### RECORDS FOR THE EXERCISE
# mouzzarr/go-libp2p-pubsub

Measured on AMD Instinct MI355X. Metric: peer-heartbeat updates/sec + msg-edge deliveries/sec, 1M-peer gossipsub sim, higher is better.
Workload: dtype f64; 1 GPU; c3: 1000000 peers, random-regular k=32, one IP per peer, 16 topics, beacon-style params, 4 msg/s/topic, 10 rounds/heartbeat; peers_per_gpu=1000000, degree=32, topics=16, edge_topic_records=512000000, rounds_per_heartbeat=10

## Files before the change

go-libp2p-pubsub_amd/csrc/gsim_internal.h:

```cpp
#pragma once
#include <hip/hip_runtime.h>

#include <cstdint>
#include <string>
#include <vector>

#include "gsim.h"

#include <atomic>
namespace gsim {
extern std::atomic<unsigned long long> g_host_syncs;
inline hipError_t counted_stream_sync(hipStream_t s)
{
    g_host_syncs.fetch_add(1, std::memory_order_relaxed);
    return (hipStreamSynchronize)(s);
}
inline hipError_t counted_memcpy(void* dst, const void* src, size_t n, hipMemcpyKind k)
{
    g_host_syncs.fetch_add(1, std::memory_order_relaxed);
    return (hipMemcpy)(dst, src, n, k);
}
}
#define hipStreamSynchronize(s) ::gsim::counted_stream_sync(s)
#define hipMemcpy(d, s, n, k) ::gsim::counted_memcpy(d, s, n, k)
// ... 80 lines not shown
    return d > 0 ? div_trunc_pos(n, d) : n / d;
}

template <class A>
__device__ __forceinline__ const A& kernarg0(const A& arg)
{
    using CP = const __attribute__((address_space(4))) A*;
    CP p = (CP)__builtin_amdgcn_kernarg_segment_ptr();
    asm volatile("" : "+s"(p));
#ifdef GSIM_DEBUG_KERNARG
    static_assert(sizeof(A) >= 16, "kernarg0 check reads 16 bytes");
    const uint64_t* x = (const uint64_t*)&arg;
    const __attribute__((address_space(4))) uint64_t* y = (const __attribute__((address_space(4))) uint64_t*)p;
    if (x[0] != y[0] || x[1] != y[1]) __builtin_trap();
#else
    (void)arg;
#endif
    return *(const A*)p;
}

__device__ __forceinline__ int64_t lazy_mtime(int32_t lazy, int64_t R, int64_t graft, int64_t stored)
{
    return lazy && graft <= R ? R - graft : stored;
}

__device__ __forceinline__ uint64_t smask_of(const uint64_t* smask, uint32_t owner)
{
    return smask ? smask[owner] : ~0ull;
}
__device__ __forceinline__ bool slot_has(uint64_t m, int32_t t) { return (m >> t) & 1ull; }
__device__ __forceinline__ int64_t slot_idx(uint64_t m, int32_t t, int64_t E, int64_t x)
{
    return (int64_t)__popcll(m & ((1ull << t) - 1ull)) * E + x;
}
__device__ __forceinline__ int32_t slot_topic(uint64_t m, int32_t p)
{
    for (int32_t k = 0; k < p; ++k) m &= m - 1;
    return m ? __builtin_ctzll(m) : -1;
}

typedef const __attribute__((address_space(4))) gsim_topic_score_params* ctp_t;
__device__ __forceinline__ ctp_t const_tp(const gsim_topic_score_params* p)
{
    return (ctp_t)(p);
}

enum FieldKind : int {
    FK_RAW = 0,
    FK_RECORD,
    FK_TRECORD,
    FK_TEDGE,
    FK_TFLAGS,
    FK_ESTATE,
    FK_SEEN,
};

struct FieldRef {
    void* ptr;
    size_t bytes;
    int kind = FK_RAW;
    int elem = 1;
    int npar = 1;
};

struct Deliver;

// ... 411 lines not shown
```

go-libp2p-pubsub_amd/csrc/heartbeat.hip:

```cpp
#include <hip/hip_runtime.h>

#include <algorithm>
#include <vector>

#include "gsim.h"
#include "gsim_internal.h"
#include "philox.h"

using namespace gsim;

constexpr int kGiantRow = 8192;
constexpr int kWideB = 1024;
constexpr int kWideBytes = 64;
#ifndef GSIM_HB_HUBV
#define GSIM_HB_HUBV 2
#endif
#define GSIM_HUB_SCHEME_(s1, s2, s3) (GSIM_HB_HUBV == 1 ? (s1) : GSIM_HB_HUBV == 2 ? (s2) : (s3))
constexpr int kHubB[6] = {GSIM_HUB_SCHEME_(128, 64, 64), GSIM_HUB_SCHEME_(256, 128, 64), GSIM_HUB_SCHEME_(512, 256, 128),
                          GSIM_HUB_SCHEME_(1024, 512, 256), 1024, 1024};
constexpr int kHubVv[6] = {GSIM_HUB_SCHEME_(1, 2, 2), GSIM_HUB_SCHEME_(1, 2, 4), GSIM_HUB_SCHEME_(1, 2, 4),
                           GSIM_HUB_SCHEME_(1, 2, 4), 2, 4};
static_assert(kHubB[0] * kHubVv[0] == 128 && kHubB[1] * kHubVv[1] == 256 && kHubB[2] * kHubVv[2] == 512 &&
              kHubB[3] * kHubVv[3] == 1024 && kHubB[4] * kHubVv[4] == 2048 && kHubB[5] * kHubVv[5] == 4096,
              "a hub class's block covers its longest row");

struct Extra {
    uint8_t* d_ctl = nullptr;
    uint64_t* d_cany = nullptr;
    int64_t* d_lastpub = nullptr;
    uint64_t* d_fantopics = nullptr;
    uint32_t max_degree = 0;
    uint64_t seed = 0x9E3779B97F4A7C15ull;
    uint32_t* d_rows = nullptr;
    int64_t n16 = 0, n32 = 0, n64 = 0;
    int64_t n8 = 0;
// ... 120 lines not shown
    if constexpr (W == 64) {
        return wave_min_u32(v);
    } else {
        static_assert(W == 32 || W == 16 || W == 8, "groups of 8, 16, 32 or 64 lanes");
        const int I = -1;
        v = min(v, (uint32_t)__builtin_amdgcn_update_dpp(I, (int)v, 0x111, 0xF, 0xF, false));
        v = min(v, (uint32_t)__builtin_amdgcn_update_dpp(I, (int)v, 0x112, 0xF, 0xF, false));
        v = min(v, (uint32_t)__builtin_amdgcn_update_dpp(I, (int)v, 0x114, 0xF, 0xF, false));
        if constexpr (W == 8) {
            uint32_t r = 0;
#pragma unroll
            for (int q = 0; q < 8; ++q) {
                const uint32_t x = (uint32_t)__builtin_amdgcn_readlane((int)v, 8 * q + 7);
                if (grp == q) r = x;
            }
            return r;
        }
        v = min(v, (uint32_t)__builtin_amdgcn_update_dpp(I, (int)v, 0x118, 0xF, 0xF, false));
        if constexpr (W == 32) {
            v = min(v, (uint32_t)__builtin_amdgcn_update_dpp(I, (int)v, 0x142, 0xA, 0xF, false));
            const uint32_t lo = (uint32_t)__builtin_amdgcn_readlane((int)v, 31);
            const uint32_t hi = (uint32_t)__builtin_amdgcn_readlane((int)v, 63);
            return grp ? hi : lo;
        } else {
            const uint32_t r0 = (uint32_t)__builtin_amdgcn_readlane((int)v, 15);
            const uint32_t r1 = (uint32_t)__builtin_amdgcn_readlane((int)v, 31);
            const uint32_t r2 = (uint32_t)__builtin_amdgcn_readlane((int)v, 47);
            const uint32_t r3 = (uint32_t)__builtin_amdgcn_readlane((int)v, 63);
            return grp == 0 ? r0 : grp == 1 ? r1 : grp == 2 ? r2 : r3;
        }
    }
}

__device__ __forceinline__ uint32_t glob(const HbArgs& a, uint32_t p) { return a.gid ? a.gid[p] : p; }
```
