# showlab/VideoSwap

Measured on NVIDIA H100. Metric: denoise-steps/sec, 16f 512^2 SD1.5 UNet3D (CFG UNet fwd + CFG combine + DDIM step), higher is better.
Workload: dtype f16

## Files before the change

videoswap_b200/csrc/common.cuh:

```cuda
#pragma once
#include <cuda.h>
#include <cuda_fp16.h>
#include <cuda_runtime.h>
#include <stdint.h>
#include <stdio.h>

namespace vs {

void set_error(const char* fmt, ...);
const char* last_error();

#define VS_CHECK_CUDA(expr)                                                                         \
  do {                                                                                              \
    cudaError_t _e = (expr);                                                                        \
    if (_e != cudaSuccess) {                                                                        \
      vs::set_error("%s:%d CUDA error %s: %s", __FILE__, __LINE__, #expr, cudaGetErrorString(_e)); \
      return 1;                                                                                     \
    }                                                                                               \
  } while (0)

#define VS_REQUIRE(cond, ...)                \
  do {                                       \
    if (!(cond)) {                           \
      vs::set_error(__VA_ARGS__);            \
// ... 41 lines not shown
  ProfScope(cudaStream_t st, int cat, double work, int nlaunch = 1, long long m = 0, int n = 0, int k = 0);
  ~ProfScope();
  cudaStream_t st_; int idx_;
};
void prof_enable(bool on);
void prof_reset();
int prof_collect(int cat, double* ms, double* work, long long* count);
int prof_dump(const char* path);
long long launch_count();
void count_launch(int n);

#ifdef __CUDACC__
__device__ __forceinline__ uint32_t smem_u32(const void* p) { return (uint32_t)__cvta_generic_to_shared(p); }

__device__ __forceinline__ void mbar_init(uint32_t bar, uint32_t count) {
  asm volatile("mbarrier.init.shared::cta.b64 [%0], %1;" ::"r"(bar), "r"(count) : "memory");
}
__device__ __forceinline__ void fence_barrier_init() {
  asm volatile("fence.mbarrier_init.release.cluster;" ::: "memory");
}
__device__ __forceinline__ void fence_proxy_async() { asm volatile("fence.proxy.async.shared::cta;" ::: "memory"); }
__device__ __forceinline__ void mbar_expect_tx(uint32_t bar, uint32_t bytes) {
  asm volatile("mbarrier.arrive.expect_tx.shared::cta.b64 _, [%0], %1;" ::"r"(bar), "r"(bytes) : "memory");
}
__device__ __forceinline__ void mbar_arrive(uint32_t bar) {
  asm volatile("mbarrier.arrive.shared::cta.b64 _, [%0];" ::"r"(bar) : "memory");
}
__device__ __forceinline__ bool mbar_try_wait(uint32_t bar, uint32_t parity) {
  uint32_t ok;
  asm volatile(
      "{\n\t.reg .pred p;\n\t"
      "mbarrier.try_wait.parity.shared::cta.b64 p, [%1], %2;\n\t"
      "selp.u32 %0, 1, 0, p;\n\t}"
      : "=r"(ok)
      : "r"(bar), "r"(parity)
      : "memory");
  return ok != 0;
}
__device__ __forceinline__ void mbar_wait(uint32_t bar, uint32_t parity) {
  if (mbar_try_wait(bar, parity)) return;
  uint32_t spins = 0;
  while (!mbar_try_wait(bar, parity)) {
    if (++spins > (1u << 25)) __trap();
  }
}

__device__ __forceinline__ void prefetch_tmap(const CUtensorMap* m) {
  asm volatile("prefetch.tensormap [%0];" ::"l"(reinterpret_cast<uint64_t>(m)) : "memory");
}
__device__ __forceinline__ void tma_load_2d(uint32_t dst, const CUtensorMap* m, uint32_t bar, int c0, int c1) {
  asm volatile(
      "cp.async.bulk.tensor.2d.shared::cluster.global.mbarrier::complete_tx::bytes [%0], [%1, {%3, %4}], [%2];"
      ::"r"(dst), "l"(reinterpret_cast<uint64_t>(m)), "r"(bar), "r"(c0), "r"(c1)
      : "memory");
}
__device__ __forceinline__ void tma_load_4d(uint32_t dst, const CUtensorMap* m, uint32_t bar, int c0, int c1, int c2,
                                            int c3) {
  asm volatile(
      "cp.async.bulk.tensor.4d.shared::cluster.global.mbarrier::complete_tx::bytes [%0], [%1, {%3, %4, %5, %6}], [%2];"
      ::"r"(dst), "l"(reinterpret_cast<uint64_t>(m)), "r"(bar), "r"(c0), "r"(c1), "r"(c2), "r"(c3)
      : "memory");
}
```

### THE PROBLEM
Quote, word for word, every line from the top of the entries through the line that holds "Measured on AMD".

### ANSWER
# mouzzarr/go-libp2p-pubsub

Measured on AMD Instinct MI355X. Metric: peer-heartbeat updates/sec + msg-edge deliveries/sec, 1M-peer gossipsub sim, higher is better.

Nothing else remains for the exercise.